-- WHAT THE TASK REQUIRES --
The entire listing below should be output exactly as it stands.

-- PROVIDED RECORDS --
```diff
@@ -470,3 +530,22 @@
   out[0] = c.form; out[1] = c.a; out[2] = c.b; out[3] = c.s_off; out[4] = c.s_diag;
   return RT_OK;
 }
+
+extern "C" int rt_gram_spare_plan_info(int num_cus, int64_t n_rows, int64_t n_cols, int launch, int xcd, int* out) {
+  if (!out || num_cus < 8 || n_rows < 1 || n_cols < 1 || launch < 0 || launch > 1 || xcd < 0 || xcd > 7) return RT_ERR_ARG;
+  const GramChoice c = gram_choose(num_cus, (long)n_rows, (long)n_cols);
+  const int tiles1 = (int)((n_cols + BT - 1) / BT), n_t = launch ? tiles1 : tiles1 * (tiles1 - 1) / 2;
+  if (c.form != 1 || n_t < 1) return RT_ERR_UNSUPPORTED;
+  GramParams p;
+  p.K = (long)n_rows;
+  p.kx = ((p.K + 7) / 8 + KB - 1) / KB * KB;
+  const int s = launch ? c.s_diag : c.s_off;
+  const GramSpare sp = gram_spare_plan(c.slots, n_t, s, (int)(p.kx / KB / 48), p.kx);
+  unsigned char first[MAX_TILES], count[MAX_TILES];
+  int nslabs;
+  gram_fill_launch(p, tiles1, launch == 1, s, sp, first, count, &nslabs);
+  const long kbeg = (long)xcd * p.kx, kend = std::min(kbeg + p.kx, p.K);
+  out[0] = n_t; out[1] = s; out[2] = sp.spare; out[3] = sp.m; out[4] = p.n_main[xcd];
+  out[5] = (kend > kbeg) ? (int)((kend - kbeg + KB - 1) / KB) : 0;
+  return RT_OK;
+}
```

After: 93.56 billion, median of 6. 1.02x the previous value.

-- ANSWER BELOW --
```diff
@@ -470,3 +530,22 @@
   out[0] = c.form; out[1] = c.a; out[2] = c.b; out[3] = c.s_off; out[4] = c.s_diag;
   return RT_OK;
 }
+
+extern "C" int rt_gram_spare_plan_info(int num_cus, int64_t n_rows, int64_t n_cols, int launch, int xcd, int* out) {
+  if (!out || num_cus < 8 || n_rows < 1 || n_cols < 1 || launch < 0 || launch > 1 || xcd < 0 || xcd > 7) return RT_ERR_ARG;
+  const GramChoice c = gram_choose(num_cus, (long)n_rows, (long)n_cols);
+  const int tiles1 = (int)((n_cols + BT - 1) / BT), n_t = launch ? tiles1 : tiles1 * (tiles1 - 1) / 2;
+  if (c.form != 1 || n_t < 1) return RT_ERR_UNSUPPORTED;
+  GramParams p;
+  p.K = (long)n_rows;
+  p.kx = ((p.K + 7) / 8 + KB - 1) / KB * KB;
+  const int s = launch ? c.s_diag : c.s_off;
+  const GramSpare sp = gram_spare_plan(c.slots, n_t, s, (int)(p.kx / KB / 48), p.kx);
+  unsigned char first[MAX_TILES], count[MAX_TILES];
+  int nslabs;
+  gram_fill_launch(p, tiles1, launch == 1, s, sp, first, count, &nslabs);
+  const long kbeg = (long)xcd * p.kx, kend = std::min(kbeg + p.kx, p.K);
+  out[0] = n_t; out[1] = s; out[2] = sp.spare; out[3] = sp.m; out[4] = p.n_main[xcd];
+  out[5] = (kend > kbeg) ? (int)((kend - kbeg + KB - 1) / KB) : 0;
+  return RT_OK;
+}
```

After: 93.56 billion, median of 6. 1.02x the previous value.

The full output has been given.